How can the procurement function adapt to the new reality of Industry 4.0? What can procurement leaders do to lead the change?

To explore possible answers to these questions, Dan Bartel, Group SVP, Head of Procurement & Logistics/Chief Procurement Officer, ABB, unpacks Industry 4.0 in the context of Klaus Schwab’s 2016 book, The Fourth Industrial Revolution, in which Schwab (World Economic Forum Founder and Executive Chairman) identifies four significant effects of Industry 4.0 on businesses across industries.

“Customer expectations are shifting” – Schwab
Digitalisation is enabling more and more transparency in the supply chain. More data is being made available at the fingertips of customers, shifting the power to them. This is already highly prevalent in the B2C world with online shopping, where the Internet has empowered the buyer to shop broadly for the best value from the comfort of their home. And, it is not limited to the western world: for example, recently Singles Day was celebrated in China and consumers spent nearly $18 billion in 24 hours – about four times Black Friday online sales last year in the United States! For procurement in an industrial company, we need to harvest the data available to us in the value chain and constantly look for opportunities to exploit such, all the while digitalising our strategic and transactional processes to maximise value and efficiency.

In Industry 4.0, everything moves much faster with continuously escalating customer expectations, resulting in shorter product lifecycles. For procurement, this means a need for not only closer collaboration with Research and Development (R&D), but also more agile supply chains. Take Zara for example, the world’s largest fashion retailer. In just 15 days, the company can design, produce and deliver a new garment to stores for sale to consumers – a process that takes months for their competitors. This is an extreme example of agility which can totally change an industry.

“Products are being enhanced by data, which improves asset productivity” – Schwab
The Internet of Things is here – home automation, smart metering, remote industrial control, smart logistics and fleet tracking – these are just a few common examples of data-enhanced products and services that are already available today and becoming more and more prevalent. Depending on who you listen to, there will be somewhere between 20 and 50 billion devices connected to the Internet by 2020.

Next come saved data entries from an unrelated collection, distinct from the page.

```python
class _MBConvFn(torch.autograd.Function):

    @staticmethod
    def forward(ctx, x, rowscale, blk, n, h, w, recording, link, *params):
        a = blk.args
        pl = blk.plan(n, h, w, recording)
        training, ohw = pl.training, pl.oh * pl.ow
        wkkc = blk.w_taps()
        e = we = st0 = gram = None
        if a.expand != 1:
            we = blk.w_expand()
            if pl.xdw:
                if training and _replaying():
                    part0, gram = None, _TAPE.get()
                elif training:
                    part0, gram = ops.bn_gram_partials(x, we, n * h * w)
                    if _TAPE is not None:
                        _TAPE.put(gram)
                else:
                    part0 = None
            else:
                e, part0 = _expand_conv(pl, x, we)
            st0 = _bn_stats(part0, n * h * w, blk._bn0, training)
            pro0 = (st0.scale, st0.shift)
        else:
            pro0 = (link.st.scale, link.st.shift) if link is not None else None
        d, part1 = _depthwise(blk, pl, x, e, we, wkkc, pro0)
        st1 = _bn_stats(part1, n * ohw, blk._bn1, training)
        if pl.keep_act:
            pooled, act1 = ops.bnact_pool(d, n, ohw, a.cexp, st1.scale, st1.shift, 1, keep_act=True)
        elif training and _replaying():
            pooled, act1 = _TAPE.get(), None
        else:
            pooled, act1 = ops.bnact_pool(d, n, ohw, a.cexp, st1.scale, st1.shift, 1), None
            if training and _TAPE is not None:
                _TAPE.put(pooled)
        if training and _replaying():
            gate = _TAPE.get()
        else:
            gate = ops.se_fwd(pooled, blk._se_reduce.weight.view(a.cse, a.cexp), blk._se_reduce.bias,
                              blk._se_expand.weight.view(a.cexp, a.cse), blk._se_expand.bias)
            if training and _TAPE is not None:
                _TAPE.put(gate)
        wp = blk.w_project()
        p, part2 = _project_conv(pl, d, act1, st1, gate, wp)
        st2 = _bn_stats(part2, n * ohw, blk._bn2, training)
        y = ops.bnact_apply(p, n, ohw, a.cout, st2.scale, st2.shift, 0,
                            rowscale=rowscale if a.skip else None, res=x if a.skip else None)
        ctx.blk, ctx.plan, ctx.saved = blk, pl, dict(
            x=x, e=e if pl.store_e else None, d=d if pl.store_d else None, act1=act1 if pl.store_d else None,
# ... 522 lines not shown
```

### mammo_clip_amd/lib.py

```python
import ctypes as C
import os

_HERE = os.path.dirname(os.path.abspath(__file__))
STORAGE = os.environ.get("MC_STORAGE", "bf16").lower()
if STORAGE not in ("bf16", "f16"):
    raise ValueError(f"MC_STORAGE must be 'bf16' or 'f16', got {STORAGE!r}")
LIB_PATH = os.path.join(_HERE, "lib", "libmammoclip_hip.so" if STORAGE == "bf16" else "libmammoclip_hip_f16.so")

P, LL, I, F, D, U, ULL = C.c_void_p, C.c_longlong, C.c_int, C.c_float, C.c_double, C.c_uint, C.c_ulonglong


class GemmArgs(C.Structure):
    _fields_ = [
        ("A", P), ("B", P), ("C", P),
        ("M", LL), ("K", LL), ("N", I),
        ("lda", LL), ("ldb", LL), ("ldc", LL),
        ("a_kmajor", I), ("b_kmajor", I),
        ("c_f32", I), ("c_atomic", I),
        ("splits", I),
        ("batch", I), ("nb2", I),
        ("sA1", LL), ("sA2", LL), ("sB1", LL), ("sB2", LL), ("sC1", LL), ("sC2", LL),
        ("bias", P), ("bias_stride1", LL),
        ("act", I),
        ("R", P), ("ldr", LL),
        ("alpha", F),
        ("pro_operand", I),
        ("pro_scale", P), ("pro_shift", P), ("pro_gate", P),
        ("pro_rows_per_img", LL), ("pro_nch", I),
        ("stat_partials", P),
        ("max_grid_m", I),
        ("splitk_ws", P),
        ("split_group_rows", LL), ("split_sub", I), ("split_scale", P),
        ("ab_fp8", I), ("alpha_dev", P),
    ]
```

Internet-enabled sensors embedded in common products will change the way that we buy company assets. For example, the ABB smart sensor for low voltage motors and the analysis of the data that they provide is poised to change how industrial companies buy electric motors. The sensor picks up data on vibration, temperature and other parameters and uses it to reduce motor downtime by up to 70%, extend lifetime by as much as 30% and lower energy use by up to 10%. No longer will companies buy motors based on the purchase price, but instead the entire value proposition must be assessed: how much will the operation of the asset cost throughout its lifetime? This is the question the buyer must answer when comparing alternatives. Suddenly data about the asset becomes just as important as the asset itself. The Internet of Things will thus change industries and, hence, the way that we buy.

“New partnerships are being formed as companies learn the importance of new forms of collaboration” – Schwab
In the appendix of his book, Schwab explores 23 technological innovations that are changing the world. One of them is 3D printing, which has already transformed some industries, such as hearing aids, where the entire industry converted to 3D printing technology in about 18 months – those that did not change, did not survive. As this technology (and the many others identified by Mr Schwab) evolve, their utilisation and impact on businesses will only become more ubiquitous. As the main external face to the supply market, the procurement function must stay on top of the technological curve to enable companies to identify and adopt these technologies at the appropriate time.

Collaborative innovation between suppliers and customers, and even between competitors within industries, will become the norm in Industry 4.0. To assure a strong competitive position in this newly complex ecosystem, procurement should take the lead in defining the commercial relationships, setting the rules of engagement and bringing the right partners to the table with R&D and product management. An outstanding example is Apple, who last year spent only 4.5% of revenue on R&D (up from 3.5% the year before), but still quite a small figure for a company with such a robust product pipeline. How do they do it? By leveraging the R&D capabilities and resources of their suppliers, of course! And they do it so well that in 2014 they named their then Head of Supply Chain, Tim Cook, as CEO.

“Operating models are being transformed into new digital models” – Schwab
Major manufacturing companies are seriously revamping their value chains and most will need to do so in response to the 4th Industrial Revolution. One important trend is ‘asset-light’ operating models. Take the concrete industry as an example. Rather than sit on expensive assets in seasonal down periods, LafargeHolcim, the French-Swiss building materials conglomerate has announced a plan to significantly restrict capital expenditure and transition to a “capital-light asset model”.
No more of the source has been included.